Return all lines in the material below that contain "dtype".

━━━ RECORDS PROVIDED

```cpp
__device__ __forceinline__ void reduce_columns(double (*acc)[kBlock], double (*red)[16], int first, int n,
    double* __restrict__ out) {
  __syncthreads();
  const int s = threadIdx.x >> 4, c = threadIdx.x & 15;
  if (s < n) {
    double v = 0.0;
#pragma unroll
    for (int i = 0; i < kBlock / 16; ++i) v += acc[first + s][c + 16 * i];
    red[s][c] = v;
  }
  __syncthreads();
  if ((int)threadIdx.x < n) {
    double v = 0.0;
#pragma unroll
    for (int i = 0; i < 16; ++i) v += red[threadIdx.x][i];
    out[threadIdx.x] = v;
  }
  __syncthreads();
}

template <class Extra>
__device__ __forceinline__ void partials_to_gradients(int64_t draw, const double* partial, int nblk, int n_planet,
                                                      bool secondary, int nthr, double* gparams, double* gld,
// ... 37 lines not shown
```

### exoplanet_amd/ops.py

```python
import ctypes
import os
import warnings
from types import SimpleNamespace
from typing import NamedTuple, Optional

import numpy as np
import torch

from . import _lib

NPAR = 20
(P_N, P_TP, P_ECC, P_COSW, P_SINW, P_COSI, P_SINI, P_AOR, P_ROR, P_T0, P_PERIOD, P_TS, P_TE,
 P_FRATIO, P_TS2, P_TE2, P_CLIGHT) = range(17)
FLAG_PER_PLANET = 1
FLAG_WINDOW = 2
FLAG_SECONDARY = 4
PACK_CIRCULAR = 8
FLAG_EXACT_SCAN = 16
FLAG_SPARSE = 32
FLAG_LIGHT_DELAY = 64
FLAG_CADENCE_MAJOR = 128
FLAG_SORTED_TIMES = 256
NIN = 10
(IN_PERIOD, IN_T0, IN_B, IN_ECC, IN_OMEGA, IN_R, IN_MSTAR, IN_RSTAR, IN_MPLANET, IN_SBR) = range(10)
# ... 116 lines not shown


def _workspace(N, D, P, device, zero=False):
    nbytes = _workspace_bytes(N, D, P)
    return (torch.zeros if zero else torch.empty)(max(nbytes // 8 + 1, 1), dtype=torch.float64, device=device), nbytes


def _layout(name, N, D, P):
    lay = (ctypes.c_int64 * 5)()
    _call(name, None, N, D, P, lay)
    return list(lay)


def _sparse_layout(N, D, P):
    return _layout("exo_transit_flux_sparse_layout", N, D, P)


def _merge_layout(N, D, P):
    return _layout("exo_sparse_merge_layout", N, D, P)


def is_cadence_major(x):
    return (torch.is_tensor(x) and x.is_cuda and x.dtype == torch.float64 and x.dim() == 2 and x.shape[0] > 1
            and x.stride() == (1, x.shape[0]))


class _Kepler(torch.autograd.Function):
    @staticmethod
    def forward(ctx, M, ecc):
        M = _dev(M, "M")
# ... 1724 lines not shown
```

### include/exoplanet_amd.h

```cpp
#ifndef EXOPLANET_AMD_H
#define EXOPLANET_AMD_H

#include <stdint.h>

#ifdef __cplusplus
extern "C" {
#endif

#define EXO_OK 0
#define EXO_ERR_INVALID_ARGUMENT 1
#define EXO_ERR_LAUNCH 2
#define EXO_ERR_WORKSPACE 3

#define EXO_ABI_VERSION 21
int32_t exo_abi_version(void);

int exo_kepler_f64(const double* M, const double* ecc, double* sinf, double* cosf,
                   int64_t n, void* stream);

int exo_quad_solution_vector_f64(const double* b, const double* r, double* s,
                                 double* dsdb, double* dsdr, int64_t n, void* stream);

int exo_contact_points_f64(const double* a, const double* e, const double* cosw,
                           const double* sinw, const double* cosi, const double* sini,
// ... 35 lines not shown
#define EXO_FLAG_SWEEP_ALL (EXO_FLAG_PER_PLANET | EXO_FLAG_WINDOW | EXO_FLAG_SECONDARY | EXO_FLAG_EXACT_SCAN | \
                            EXO_FLAG_SPARSE | EXO_FLAG_LIGHT_DELAY | EXO_FLAG_CADENCE_MAJOR | EXO_FLAG_SORTED_TIMES)

#define EXO_MAX_PLANETS 16
#define EXO_MAX_SUBEXP 63

int exo_transit_flux_fwd_f64(const double* t, int64_t n_cad, const double* texp, int64_t n_texp,
                             const double* stencil_dt, const double* stencil_w, int32_t n_sub,
                             const double* params, const double* ld, int64_t n_draw,
                             int32_t n_planet, uint32_t flags, double* flux, void* workspace,
                             int64_t workspace_bytes, void* stream);

int64_t exo_transit_flux_workspace_bytes(int64_t n_cad, int64_t n_draw, int32_t n_planet);

int exo_transit_flux_sparse_layout(int64_t n_cad, int64_t n_draw, int32_t n_planet, int64_t* out);

typedef struct exo_sparse_model {
  const int32_t* nseg;
  const int32_t* seg;
  const int32_t* off;
  const double* vals;
  int64_t seg_row, off_row, val_row;
  int32_t seg_step, hi_at;
  const int32_t* row_of_draw;
} exo_sparse_model;
int exo_transit_flux_sparse_model(const void* workspace, int64_t workspace_bytes, int64_t n_cad, int64_t n_draw,
                                  int32_t n_planet, uint32_t flags, exo_sparse_model* out);
int64_t exo_sparse_merge_workspace_bytes(int64_t n_cad, int64_t n_draw, int32_t n_planet);
int exo_sparse_merge_layout(int64_t n_cad, int64_t n_draw, int32_t n_planet, int64_t* out);
int exo_sparse_model_merge_f64(const void* workspace, int64_t workspace_bytes, int64_t n_cad, int64_t n_draw, int32_t n_planet,
// ... 374 lines not shown
```

Baseline: 3.686 million evals/s.

## Pick a 192- or 256-thread block for the runs kernel per device and grid

```diff
diff --git a/exoplanet_amd/_lib.py b/exoplanet_amd/_lib.py
--- a/exoplanet_amd/_lib.py
+++ b/exoplanet_amd/_lib.py
@@ -27,6 +27,7 @@
     ),
     "exo_transit_flux_workspace_bytes": (_i64, [_i64, _i64, _i32]),
     "exo_transit_flux_sparse_layout": (ctypes.c_int, [_i64, _i64, _i32, ctypes.POINTER(_i64)]),
+    "exo_transit_runs_geometry": (ctypes.c_int, [_i64, _i32, ctypes.POINTER(_i32), ctypes.POINTER(_i32)]),
     "exo_transit_flux_vjp_f64": (
         ctypes.c_int,
         [_c_dp, _i64, _c_dp, _i64, _c_dp, _c_dp, _i32, _c_dp, _c_dp, _i64, _i32, _u32,
diff --git a/exoplanet_amd/csrc/exo_transit.hip b/exoplanet_amd/csrc/exo_transit.hip
--- a/exoplanet_amd/csrc/exo_transit.hip
+++ b/exoplanet_amd/csrc/exo_transit.hip
@@ -1,5 +1,8 @@
 #include <hip/hip_runtime.h>
 #include <stdint.h>
+
+#include <atomic>
+#include <type_traits>
 
 #include "../../include/exoplanet_amd.h"
 #include "exo_contact.hpp"
@@ -80,7 +83,23 @@
   if (s.has_ttv() && (s.flags & (EXO_FLAG_SECONDARY | EXO_FLAG_LIGHT_DELAY))) return false;
   return s.n_texp <= 1 && !(s.flags & EXO_FLAG_EXACT_SCAN);
 }
-inline bool grad_slots_fit(const Sweep& s) { return s.n_planet * kNG + 7 <= kBlock; }
+inline bool grad_slots_fit(const Sweep& s, int threads = kBlock) { return s.n_planet * kNG + 7 <= threads; }
+inline int device_cus() {
+  constexpr int kMaxDev = 64;
+  static std::atomic<int> cus[kMaxDev];
+  int dev = 0;
+  if (hipGetDevice(&dev) != hipSuccess || dev < 0 || dev >= kMaxDev) return 0;
+  int n = cus[dev].load(std::memory_order_relaxed);
+  if (n == 0) {
+    if (hipDeviceGetAttribute(&n, hipDeviceAttributeMultiprocessorCount, dev) != hipSuccess || n < 1) return 0;
+    cus[dev].store(n, std::memory_order_relaxed);
+  }
+  return n;
+}
+inline int runs_block_threads(const Sweep& s, const RunWs& w, bool has_narrow, bool fills) {
+  const bool narrow_ok = has_narrow && (!fills || EXO_RUNS_BLOCK_WAVES == 3) && grad_slots_fit(s, kBlockNarrow);
+  return 64 * runs_block_waves(s.n_draw * w.hb, narrow_ok ? device_cus() : 0, narrow_ok);
+}
 inline bool fit_runs(const void* workspace, int64_t workspace_bytes, int64_t n_cad, int64_t n_draw, int32_t n_planet, RunWs* rw) {
   *rw = carve_runs(const_cast<void*>(workspace), n_cad, n_draw, n_planet);
   return workspace && workspace_bytes >= rw->bytes;
@@ -95,12 +114,20 @@
   return exo::zero_fill_async(s.ttv.gshift, (int64_t)(s.n_draw * s.n_planet * (s.ttv.n_edge + 1)), s.st);
 }
 
-template <bool G, bool SEC, bool LDELAY = false, bool CHI2 = false, bool TTV = false, bool JAC = false>
+template <bool G, bool SEC, bool LDELAY = false, bool CHI2 = false, bool TTV = false, bool JAC = false, bool NOISE = false>
 inline void launch_runs(const Sweep& s, const RunWs& w, const double* gflux, const double* gsparse, double* vals, int32_t* vcad,
-                        double* fill, double* partial, const FinishArgs& fin, int64_t chi2_nw = 0) {
-  hipLaunchKernelGGL((transit_runs_kernel<G, SEC, LDELAY, CHI2, TTV, JAC>), dim3((unsigned)w.hb, (unsigned)s.n_draw), dim3(kBlock), 0,
-                     s.st, s.t, s.n_cad, s.texp, s.n_texp, s.stencil_dt, s.stencil_w, (int)s.n_sub, s.params, s.ld, (int)s.n_planet,
-                     s.flags, s.n_ev(), w.rl, gflux, gsparse, vals, vcad, fill, partial, chi2_nw, s.ttv, fin);
+                        double* fill, double* partial, const FinishArgs& fin, int64_t chi2_nw = 0,
+                        const NoiseIn& nz = NoiseIn{nullptr, nullptr, 0, 0, NoiseOut{nullptr, nullptr}}) {
+  const auto launch = [&](auto bw) {
+    constexpr int BW = decltype(bw)::value;
+    hipLaunchKernelGGL((transit_runs_kernel<G, SEC, LDELAY, CHI2, TTV, JAC, NOISE, BW>), dim3((unsigned)w.hb, (unsigned)s.n_draw),
+                       dim3(BW), 0, s.st, s.t, s.n_cad, s.texp, s.n_texp, s.stencil_dt, s.stencil_w, (int)s.n_sub, s.params, s.ld,
+                       (int)s.n_planet, s.flags, s.n_ev(), w.rl, gflux, gsparse, vals, vcad, fill, partial, chi2_nw, s.ttv, fin, nz);
+  };
+  if constexpr (runs_has_narrow(LDELAY, TTV)) {
+    if (runs_block_threads(s, w, true, fill != nullptr) == kBlockNarrow) return launch(std::integral_constant<int, kBlockNarrow>{});
+  }
+  launch(std::integral_constant<int, kBlock>{});
 }
 template <bool G>
 inline void launch_runs_plain(const Sweep& s, const RunWs& w, const double* gflux, const double* gsparse, double* vals,
@@ -170,10 +197,8 @@
   const auto launch = [&](auto ldl, auto tv) {
     constexpr bool LDELAY = decltype(ldl)::value, TTV = decltype(tv)::value;
     if (c.nz)
-      hipLaunchKernelGGL((transit_runs_kernel<true, false, LDELAY, true, TTV, false, true>), dim3((unsigned)w.hb, (unsigned)s.n_draw),
-                         dim3(kBlock), 0, s.st, s.t, s.n_cad, s.texp, s.n_texp, s.stencil_dt, s.stencil_w, (int)s.n_sub, s.params, s.ld,
-                         (int)s.n_planet, s.flags, s.n_ev(), w.rl, c.obs, c.ivar, nullptr, nullptr, nullptr, w.partial, c.n_ivar,
-                         s.ttv, fin, *c.nz);
+      launch_runs<true, false, LDELAY, true, TTV, false, true>(s, w, c.obs, c.ivar, nullptr, nullptr, nullptr, w.partial, fin, c.n_ivar,
+                                                               *c.nz);
     else
       launch_runs<true, false, LDELAY, true, TTV>(s, w, c.obs, c.ivar, nullptr, nullptr, nullptr, w.partial, fin, c.n_ivar);
   };
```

━━━━━━

:: SOLUTION TO THE EXERCISE ::
    return (torch.zeros if zero else torch.empty)(max(nbytes // 8 + 1, 1), dtype=torch.float64, device=device), nbytes
    return (torch.is_tensor(x) and x.is_cuda and x.dtype == torch.float64 and x.dim() == 2 and x.shape[0] > 1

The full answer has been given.